- 5 skinless, boneless chicken breasts
- Rice:
- 3 cups uncooked jasmine rice
- 3 tablespoons vegetable oil
- 1/2 cup sliced ginger
- 2 tablespoons crushed garlic
- 1 tablespoon white sugar
- 1/4 teaspoon salt
- 1/2 cup water, or as needed
- 5 pandan leaves
- 3 cups chicken stock
- Sauce:
- 1 cup chopped ginger
- 1/2 cup coarsely chopped garlic
- 15 Thai bird chile peppers
- 6 tablespoons white sugar
- 1/4 cup dark soy sauce
- 1/4 cup soy sauce
- 1/4 cup lime juice
- 1/4 cup distilled white vinegar
- 1/4 cup salted soybean paste
- 10 sprigs fresh cilantro
- 1 tablespoon chicken bouillon granules (optional)
- 1 teaspoon salt
- Place chicken breasts in a large pot and cover with water; bring to a boil. Reduce heat to medium-low and simmer until no longer pink in the center, about 20 minutes. Drain and cool until easily handled.

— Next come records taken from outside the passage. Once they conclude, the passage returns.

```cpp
__global__ __launch_bounds__(256, 2) void k_conv_n16(const es_conv_args a, const ConvGeom g) {
    typedef __attribute__((address_space(3))) void* lds_ptr;
    constexpr unsigned OOB = 0x80000000u;
    extern __shared__ __attribute__((aligned(16))) char smem[];
    char* As = smem;
    char* Bs = smem + N16_A_BYTES;
    const int tid = threadIdx.x, lane = tid & 63;
    const int wave = __builtin_amdgcn_readfirstlane(tid >> 6);
    const int tw = g.W >> 4, th = g.H >> 2, td = g.D >> 2;
    int t = blockIdx.x;
    const int bw = t % tw; t /= tw;
    const int bh = t % th; t /= th;
    const int bd = t % td;
    const int o = t / td;
    const int Cin = a.Cin, kch = Cin >> 5;
    constexpr int NPA = 11, NPB = 7;
    unsigned voff[NPA];
#pragma unroll
    for (int j = 0; j < NPA; ++j) {
        const int piece = wave + 4 * j;
        const int slot = piece * 64 + lane;
        const int row = slot >> 2;
        const int lc = (slot & 3) ^ f_swz(row);
        const int hw = row % 18, hh = (row / 18) % 6, hd = row / 108;
        const int d = bd * 4 - 1 + hd, h = bh * 4 - 1 + hh, w = bw * 16 - 1 + hw;
        const bool ok = row < N16_ROWS && d >= 0 && d < g.D && h >= 0 && h < g.H && w >= 0 && w < g.W;
        voff[j] = ok ? (unsigned)((((o * g.D + d) * g.H + h) * g.W + w) * Cin * 2 + lc * 16) : OOB;
    }
    const __amdgpu_buffer_rsrc_t rA = __builtin_amdgcn_make_buffer_rsrc(uniform_ptr(a.a), (short)0, (int)OOB, 0x00020000);
    const __amdgpu_buffer_rsrc_t rB = __builtin_amdgcn_make_buffer_rsrc(uniform_ptr(a.w), (short)0, (int)OOB, 0x00020000);
    const int i16 = lane & 15, q = lane >> 4;
    const int rowbase = (wave * 6) * 18 + i16;
    f4 acc[4];
#pragma unroll
    for (int i = 0; i < 4; ++i) acc[i] = f4{0.f, 0.f, 0.f, 0.f};
// ... 678 lines not shown
        const int np = vo("conv_st_np");
        const dim3 grid((unsigned)((M + st_bm - 1) / st_bm), ntn, S);
        const bool stt = want_stats && epi_stats;
        int rc = 1;
        const int ns = vo("conv_st_ns");
        if (st_bm == 64 && np == 4 && ns == 3) rc = launch_ws<64, 4, 4, 3>(a, g, ncdhw, grid, st, upm, geglu, stt);
        else if (st_bm == 64 && np == 4 && ns == 6) rc = launch_ws<64, 4, 4, 6>(a, g, ncdhw, grid, st, upm, geglu, stt);
        else if (st_bm == 128 && np == 4 && ns == 3) rc = launch_ws<128, 4, 4, 3>(a, g, ncdhw, grid, st, upm, geglu, stt);
        else if (st_bm == 128 && np == 8 && ns == 3) rc = launch_ws<128, 4, 8, 3>(a, g, ncdhw, grid, st, upm, geglu, stt);
        else if (st_bm == 128 && np == 8 && ns == 5) rc = launch_ws<128, 4, 8, 5>(a, g, ncdhw, grid, st, upm, geglu, stt);
        else ES_REQUIRE(false, "es_conv_mfma_f16: conv_st_bm=%d conv_st_np=%d conv_st_ns=%d is not a built tile", st_bm, np, ns);
        if (rc) return rc;
        stats_done = stt;
    } else if (deep) {
        S = 1;
        hipLaunchKernelGGL(k_linear_deep, dim3((unsigned)((M + 63) / 64), ntn, 1), dim3(256), 7 * (64 * BK * 2 + BNP * BK * 2), st, *a, g);
    } else if (route256) {
        dim3 grid((unsigned)((M + 255) / 256), ntn, S);
        if (ncb > 1) {
            const dim3 lgrid(grid.x, (unsigned)(ntn / ncb), 1);
            constexpr int LDSLIN = LDS256 + 8 * 16 * 116 * 4;
            static const char* ring_env = getenv("ES_LIN_RING");
            if (geglu && ring_env && atoi(ring_env) == 4) hipLaunchKernelGGL((k_linear_ws<ES_EPI_GEGLU, 4>), lgrid, dim3(768), LDSLIN_GEGLU, st, *a, g, ncb);
            else if (geglu) hipLaunchKernelGGL((k_linear_ws<ES_EPI_GEGLU>), lgrid, dim3(768), LDSLIN, st, *a, g, ncb);
            else hipLaunchKernelGGL((k_linear_ws<ES_EPI_NONE>), lgrid, dim3(768), LDSLIN, st, *a, g, ncb);
        } else if (ws && (!geglu || !upm)) {
            static const char* ns_env = getenv("ES_CONV_NS");
            const int ns = ns_env ? atoi(ns_env) : 3;
            const bool stt = want_stats && epi_stats;
            static const char* a3_env = getenv("ES_CONV_A3");
            const bool a3 = (a3_env ? atoi(a3_env) != 0 : ES_CONV_A3_DEFAULT) && a->taps == 27 && a->mode == ES_CONV_SAME && !a->a2 && a->W <= 16 && a->W >= 4;
            if (a3) {
                static std::once_flag once3;
                static hipError_t err3 = hipSuccess;
                std::call_once(once3, [] {
                    err3 = hipFuncSetAttribute((const void*)k_conv_ws3<false>, hipFuncAttributeMaxDynamicSharedMemorySize, 6 * 16384);
                    for (auto fl : {std::pair<const void*, int>{(const void*)k_conv_ws3<true>, 6 * 16384}, {(const void*)k_conv_ws3<false, true>, 9 * 16384},
                                    {(const void*)k_conv_ws3<true, true>, 9 * 16384}}) {
                        const hipError_t e2 = hipFuncSetAttribute(fl.first, hipFuncAttributeMaxDynamicSharedMemorySize, fl.second);
                        if (err3 == hipSuccess) err3 = e2;
                    }
                });
                static const char* gb_env = getenv("ES_CONV_GB");
                ES_REQUIRE(err3 == hipSuccess, "es_conv_mfma_f16: hipFuncSetAttribute failed: %s", hipGetErrorString(err3));
                if (!gb_env || atoi(gb_env) != 0) {
                    if (stt) hipLaunchKernelGGL((k_conv_ws3<true, true>), grid, dim3(768), 9 * 16384, st, *a, g);
                    else hipLaunchKernelGGL((k_conv_ws3<false, true>), grid, dim3(768), 9 * 16384, st, *a, g);
                }
                else if (stt) hipLaunchKernelGGL((k_conv_ws3<true>), grid, dim3(768), 6 * 16384, st, *a, g);
                else hipLaunchKernelGGL((k_conv_ws3<false>), grid, dim3(768), 6 * 16384, st, *a, g);
                if (stt) stats_done = true;
            } else {
            int rc;
            if (ns == 4) rc = launch_ws<256, 8, 4, 4>(a, g, ncdhw, grid, st, upm, geglu, stt);
            else if (ns == 5) rc = launch_ws<256, 8, 4, 5>(a, g, ncdhw, grid, st, upm, geglu, stt);
            else rc = launch_ws<256, 8, 4, 3>(a, g, ncdhw, grid, st, upm, geglu, stt);
            if (rc) return rc;
            if (stt) stats_done = true;
            }
        }
        else if (upm) hipLaunchKernelGGL((k_conv_lean<256, 8, true>), grid, dim3(512), LDS256, st, *a, g, ncdhw);
        else hipLaunchKernelGGL((k_conv_lean<256, 8>), grid, dim3(512), LDS256, st, *a, g, ncdhw);
    } else if ((wg128 >= 512 || S > 1) && !tiny_split) {
        dim3 grid((unsigned)((M + 127) / 128), ntn, S);
        if (upm) hipLaunchKernelGGL((k_conv_lean<128, 4, true>), grid, dim3(256), LDS128, st, *a, g, ncdhw);
        else hipLaunchKernelGGL((k_conv_lean<128, 4>), grid, dim3(256), LDS128, st, *a, g, ncdhw);
    } else {
        dim3 grid((unsigned)((M + 63) / 64), ntn, tiny_split ? S : 1);
        if (upm) hipLaunchKernelGGL((k_conv_lean<64, 4, true>), grid, dim3(256), LDS64, st, *a, g, ncdhw);
        else hipLaunchKernelGGL((k_conv_lean<64, 4>), grid, dim3(256), LDS64, st, *a, g, ncdhw);
    }
    if (S > 1) {
        const long n4 = M * (a->N / 4);
        const int blocks = (int)((n4 + 255) / 256 < 4096 ? (n4 + 255) / 256 : 4096);
        if (a->gn_part_out && part_ok) {
            const int V = a->D * a->H * a->W;
            const int vt = gn_voxel_tile(Oh, V);
            hipLaunchKernelGGL(k_conv_splitk_reduce_gn, dim3((V + vt - 1) / vt, a->O), dim3(256), 0, st, *a, M, V, S, vt);
        } else
            hipLaunchKernelGGL(k_conv_splitk_reduce, dim3(blocks), dim3(256), 0, st, *a, M, a->D * a->H * a->W, S);
    }
    if (want_stats && !stats_done) {
        ES_REQUIRE(a->out_f32, "es_conv_mfma_f16: this launch's route forms gn_stats_out by a pass over the fp32 output: out_f32 must be given "
                               "(es_conv_emits_gn_stats() == 0)");
        const long n4 = ((M + 63) / 64) * (a->N / 4);
        const int blocks = (int)((n4 + 255) / 256 < 8192 ? (n4 + 255) / 256 : 8192);
        hipLaunchKernelGGL(k_rowgroup_stats, dim3(blocks), dim3(256), 0, st, (const float*)a->out_f32, M, a->N, a->out_ld, a->gn_stats_out);
    }
    ES_CHECK_HIP(hipGetLastError());
    return 0;
}

extern "C" int es_conv_mfma_f16(const es_conv_args* a, es_stream stream) { return conv_dispatch(a, stream, nullptr); }

extern "C" int es_conv_emits_gn_stats(const es_conv_args* a) {
    int e = 0;
    return conv_dispatch(a, nullptr, &e) == 0 ? (e & 1) : -1;
}

extern "C" int es_conv_emits_gn_part(const es_conv_args* a) {
    int e = 0;
    return conv_dispatch(a, nullptr, &e) == 0 ? ((e >> 1) & 1) : -1;
}

extern "C" int es_conv_split_of(const es_conv_args* a) {
    int e = 0;
    return conv_dispatch(a, nullptr, &e) == 0 ? (e >> 8) : -1;
}

extern "C" int es_groupnorm_vol(const es_gn_args* a, es_stream stream) {
    const int C = a->C1 + a->C2;
    ES_REQUIRE(C % a->groups == 0 && C <= 2048 && a->groups <= 64, "es_groupnorm_vol: C=%d groups=%d", C, a->groups);
    ES_REQUIRE(a->C1 % 8 == 0 && a->C2 % 8 == 0, "es_groupnorm_vol: channel counts must be multiples of 8 (%d,%d)", a->C1, a->C2);
    ES_REQUIRE(a->stats != nullptr, "es_groupnorm_vol: stats scratch missing");
    const long Oh = a->O_hint < 0 ? -(long)a->O_hint : (long)(a->O_hint > a->O ? a->O_hint : a->O);
    const int vt = gn_voxel_tile(Oh, a->V);
    const int ntiles = (a->V + vt - 1) / vt;
    float* part = a->stats;
    const bool from_rg = a->stats1 && (!a->x2 || a->stats2) && a->V % 64 == 0 && (a->x1_is_f16 || vo("gn_rg") != 0);
    ES_REQUIRE(!a->x1_is_f16 || (from_rg && !a->x2 && !a->raw_f16),
               "es_groupnorm_vol: an f16 source needs the producer's row-group sums (stats1), one source, no raw copy");
    ES_REQUIRE(!a->part_in || (!from_rg && !a->x2), "es_groupnorm_vol: part_in needs one source and no row-group sums");
    if (a->part_in) part = (float*)a->part_in;
    else if (!from_rg) hipLaunchKernelGGL(k_gn_partial, dim3(ntiles, a->O), dim3(256), 0, (hipStream_t)stream, *a, part, vt);
    int vpb = 32;
    while (vpb > 8 && (long)a->O * ((a->V + vpb - 1) / vpb) < 512) vpb >>= 1;
    while (vpb < 1024 && (long)a->O * ((a->V + vpb - 1) / vpb) > 16384) vpb <<= 1;
    const float* fin = nullptr;
    if (from_rg) {
        hipLaunchKernelGGL(k_gn_finalize_rg, dim3(a->groups, a->O), dim3(256), 0, (hipStream_t)stream, *a, part);
        fin = part;
    } else if (ntiles > 128) {
        float* f = a->part_in ? a->stats : part + (size_t)a->O * ntiles * a->groups * 2;
        hipLaunchKernelGGL(k_gn_finalize, dim3(a->groups, a->O), dim3(256), 0, (hipStream_t)stream, *a, part, ntiles, f);
        fin = f;
    }
    hipLaunchKernelGGL(k_gn_apply, dim3((a->V + vpb - 1) / vpb, a->O), dim3(256), 0, (hipStream_t)stream, *a, part, ntiles, vpb, fin);
    ES_CHECK_HIP(hipGetLastError());
    return 0;
}

extern "C" int es_layernorm_tokens(const es_ln_args* a, es_stream stream) {
    ES_REQUIRE(a->C <= 1024 && a->C > 0 && a->C % 4 == 0, "es_layernorm_tokens: C=%d (a multiple of 4, max 1024)", a->C);
    long wgs = ((long)a->M + 3) / 4;
    if (wgs > 2048) wgs = 2048;
    hipLaunchKernelGGL(k_layernorm, dim3((unsigned)wgs), dim3(256), 0, (hipStream_t)stream, *a);
    ES_CHECK_HIP(hipGetLastError());
    return 0;
}

extern "C" int es_attention_f16(const es_attn_args* a, es_stream stream) {
    ES_REQUIRE(a->dhead % 4 == 0 && a->dhead <= 256 && a->dhead > 0, "es_attention_f16: dhead=%d (multiple of 4, <= 256)", a->dhead);
    ES_REQUIRE(a->scale > 0.f, "es_attention_f16: scale=%g must be positive (the row maximum is taken over the raw scores)", (double)a->scale);
    const bool big = a->Ntok >= 512 && a->dhead <= 96;
    const int rows = big ? 128 : 64;
    dim3 grid((a->Ntok + rows - 1) / rows, a->B * a->heads);
    hipStream_t st = (hipStream_t)stream;
    if (a->dhead <= 32) { if (big) hipLaunchKernelGGL((k_attention<32, 4, 2>), grid, dim3(256), 0, st, *a); else hipLaunchKernelGGL((k_attention<32, 4, 1>), grid, dim3(256), 0, st, *a); }
    else if (a->dhead <= 64) { if (big) hipLaunchKernelGGL((k_attention<64, 4, 2>), grid, dim3(256), 0, st, *a); else hipLaunchKernelGGL((k_attention<64, 4, 1>), grid, dim3(256), 0, st, *a); }
    else if (a->dhead <= 96) { if (big) hipLaunchKernelGGL((k_attention<96, 4, 2>), grid, dim3(256), 0, st, *a); else hipLaunchKernelGGL((k_attention<96, 4, 1>), grid, dim3(256), 0, st, *a); }
    else hipLaunchKernelGGL((k_attention<256, 4, 1>), grid, dim3(256), 0, st, *a);
    ES_CHECK_HIP(hipGetLastError());
    return 0;
}

extern "C" int es_geglu_f16(const es_geglu_args* a, es_stream stream) {
    ES_REQUIRE(a->C4 % 4 == 0, "es_geglu_f16: C4=%d", a->C4);
    const long n4 = (long)a->M * (a->C4 / 4);
    const int blocks = (int)((n4 + 255) / 256 < 8192 ? (n4 + 255) / 256 : 8192);
    hipLaunchKernelGGL(k_geglu, dim3(blocks), dim3(256), 0, (hipStream_t)stream, *a);
    ES_CHECK_HIP(hipGetLastError());
    return 0;
}

static int latent_to_cl(const float* x, int O, int C, int V, int Cpad, void* out, int is_f32, es_stream stream) {
    const long n = (long)O * V * Cpad;
    const int blocks = (int)((n + 255) / 256 < 4096 ? (n + 255) / 256 : 4096);
    hipLaunchKernelGGL(k_to_cl, dim3(blocks), dim3(256), 0, (hipStream_t)stream, x, O, C, V, Cpad, (_Float16*)out, is_f32);
    ES_CHECK_HIP(hipGetLastError());
    return 0;
}
extern "C" int es_latent_to_cl_f16(const float* x, int O, int C, int V, int Cpad, void* out, es_stream stream) { return latent_to_cl(x, O, C, V, Cpad, out, 0, stream); }
extern "C" int es_latent_to_cl_f32(const float* x, int O, int C, int V, int Cpad, void* out, es_stream stream) { return latent_to_cl(x, O, C, V, Cpad, out, 1, stream); }

extern "C" int es_split_f16x3(const float* x, long M, int C, void* out, es_stream stream) {
    ES_REQUIRE(x && out && M > 0 && C > 0 && C % 4 == 0, "es_split_f16x3: M=%ld C=%d (C a multiple of 4)", M, C);
    const long n = M * (C / 4);
    const int blocks = (int)((n + 255) / 256 < 8192 ? (n + 255) / 256 : 8192);
    hipLaunchKernelGGL(k_split_f16x3, dim3(blocks), dim3(256), 0, (hipStream_t)stream, x, M, C, (_Float16*)out);
    ES_CHECK_HIP(hipGetLastError());
    return 0;
}

extern "C" int es_shape_stem(const es_stem_args* a, es_stream stream) {
    const long n1 = (long)a->O * 32 * 512, n2 = (long)a->O * 512;
    const int Cx = a->Cin ? a->Cin : 3;
    ES_REQUIRE(Cx >= 1 && Cx <= 4, "es_shape_stem: Cin=%d (3 or 4)", Cx);
    (void)n1;
    hipLaunchKernelGGL(k_stem1, dim3(64, a->O), dim3(256), (size_t)(Cx * 288 + 32 * Cx * 27) * 4, (hipStream_t)stream, *a);
    {
        static std::once_flag once_s;
        static hipError_t attr_s = hipSuccess;
        std::call_once(once_s, [] { attr_s = hipFuncSetAttribute((const void*)k_stem2, hipFuncAttributeMaxDynamicSharedMemorySize, 32 * 513 * 4); });
        ES_REQUIRE(attr_s == hipSuccess, "es_shape_stem: hipFuncSetAttribute failed: %s", hipGetErrorString(attr_s));
    }
    hipLaunchKernelGGL(k_stem2, dim3((unsigned)((n2 * 8 + 255) / 256)), dim3(256), 32 * 513 * 4, (hipStream_t)stream, *a);
    ES_CHECK_HIP(hipGetLastError());
    return 0;
}

extern "C" int es_vq_lookup(const es_vq_args* a, es_stream stream) {
    ES_REQUIRE(a->n_embed > 0 && a->n_embed * 16 <= 160 * 1024 - 1024, "es_vq_lookup: n_embed=%d too large for LDS", a->n_embed);
    ES_REQUIRE(a->Cpad >= 3, "es_vq_lookup: Cpad=%d", a->Cpad);
    {
        static std::once_flag once;
        static hipError_t attr_err = hipSuccess;
        std::call_once(once, [] {
            attr_err = hipFuncSetAttribute((const void*)k_vq_lookup, hipFuncAttributeMaxDynamicSharedMemorySize, 160 * 1024 - 1024);
        });
        ES_REQUIRE(attr_err == hipSuccess, "es_vq_lookup: hipFuncSetAttribute failed: %s", hipGetErrorString(attr_err));
    }
    const long M = (long)a->O * a->V;
    hipLaunchKernelGGL(k_vq_lookup, dim3((unsigned)((M + 255) / 256)), dim3(256), (size_t)a->n_embed * 16, (hipStream_t)stream, *a);
    ES_CHECK_HIP(hipGetLastError());
    return 0;
}
```

Measured before the change: 55.84.

## Defer softmax rescale with threshold, fold row-sum into PV MFMA, split ragged tile

```diff
diff --git a/echoscene_amd/csrc/es_vol.hip b/echoscene_amd/csrc/es_vol.hip
--- a/echoscene_amd/csrc/es_vol.hip
+++ b/echoscene_amd/csrc/es_vol.hip
@@ -1754,8 +1754,9 @@
 }
 
 constexpr int AT_K = 64;
-
-template <int DP, int NWV, int NRT, int MINW = (DP <= 64 ? 3 : 2)>
+constexpr float AT_TAU = 8.f;
+
+template <int DP, int NWV, int NRT, bool LSUM, int MINW = (DP <= 64 ? 3 : 2)>
 __global__ __launch_bounds__(64 * NWV, MINW) void k_attention(const es_attn_args a) {
     constexpr int AT_Q = 16 * NRT * NWV;
     constexpr int KLD = DP + 8;
@@ -1796,12 +1797,15 @@
     constexpr bool PREFETCH = DP <= 96;
     h4 kreg[NIT], vreg[NIT];
     unsigned kvoff[NIT];
+    int vsoff[NIT];
 #pragma unroll
     for (int it = 0; it < NIT; ++it) {
         const int idx = tid + it * NT;
         const int key = idx / CPR, d = (idx - key * CPR) * 4;
         kvoff[it] = (idx < NITEM && d < a.dhead) ? (unsigned)(key * ldq + d) * 2u : 0x80000000u;
-    }
+        vsoff[it] = key * KLD + ((LSUM && d == a.dhead) ? DP : d);
+    }
+    if (LSUM && tid < AT_K) *(h4*)&Vs[tid * KLD + a.dhead] = h4{(_Float16)1.f, (_Float16)0.f, (_Float16)0.f, (_Float16)0.f};
     const int nrec = (int)(((long)(a.Ntok - 1) * ldq + a.dhead) * 2);
     const __amdgpu_buffer_rsrc_t rK = __builtin_amdgcn_make_buffer_rsrc(uniform_ptr(base + C), (short)0, nrec, 0x00020000);
     const __amdgpu_buffer_rsrc_t rV = __builtin_amdgcn_make_buffer_rsrc(uniform_ptr(base + 2 * C), (short)0, nrec, 0x00020000);
@@ -1814,7 +1818,8 @@
         }
     };
     if (PREFETCH) gload(0);
-    for (int k0 = 0; k0 < a.Ntok; k0 += AT_K) {
+    auto tile = [&](const int k0, auto ragged_c) __attribute__((always_inline)) {
+        constexpr bool RAGGED = decltype(ragged_c)::value;
         __syncthreads();
 #pragma unroll
         for (int it = 0; it < NIT; ++it) {
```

- Pour rice into a strainer. Rinse with cold water and drain. Repeat once more.
- Heat oil in a large saucepan over high heat. Add 1/2 cup sliced ginger and 2 tablespoons crushed garlic; saute until fragrant, 1 to 2 minutes. Stir in rice; reduce heat to medium. Season rice with 1 tablespoon sugar and 1/4 teaspoon salt. Cook and stir until rice turns white, adding water to prevent it from burning, about 10 minutes.
- Remove rice from heat and add pandan leaves. Transfer to a rice cooker. Pour in chicken stock. Cook rice according to manufacturer's instructions until tender. Fluff lightly with a rice paddle.
- Combine 1 cup chopped ginger, 1/2 cup chopped garlic, chile peppers, 6 tablespoons sugar, dark soy sauce, soy sauce, lime juice, vinegar, soybean paste, cilantro, chicken bouillon granules, and 1 teaspoon salt in a blender; blend into a smooth sauce.
- Pour sauce into a pot over medium heat. Simmer for 5 minutes.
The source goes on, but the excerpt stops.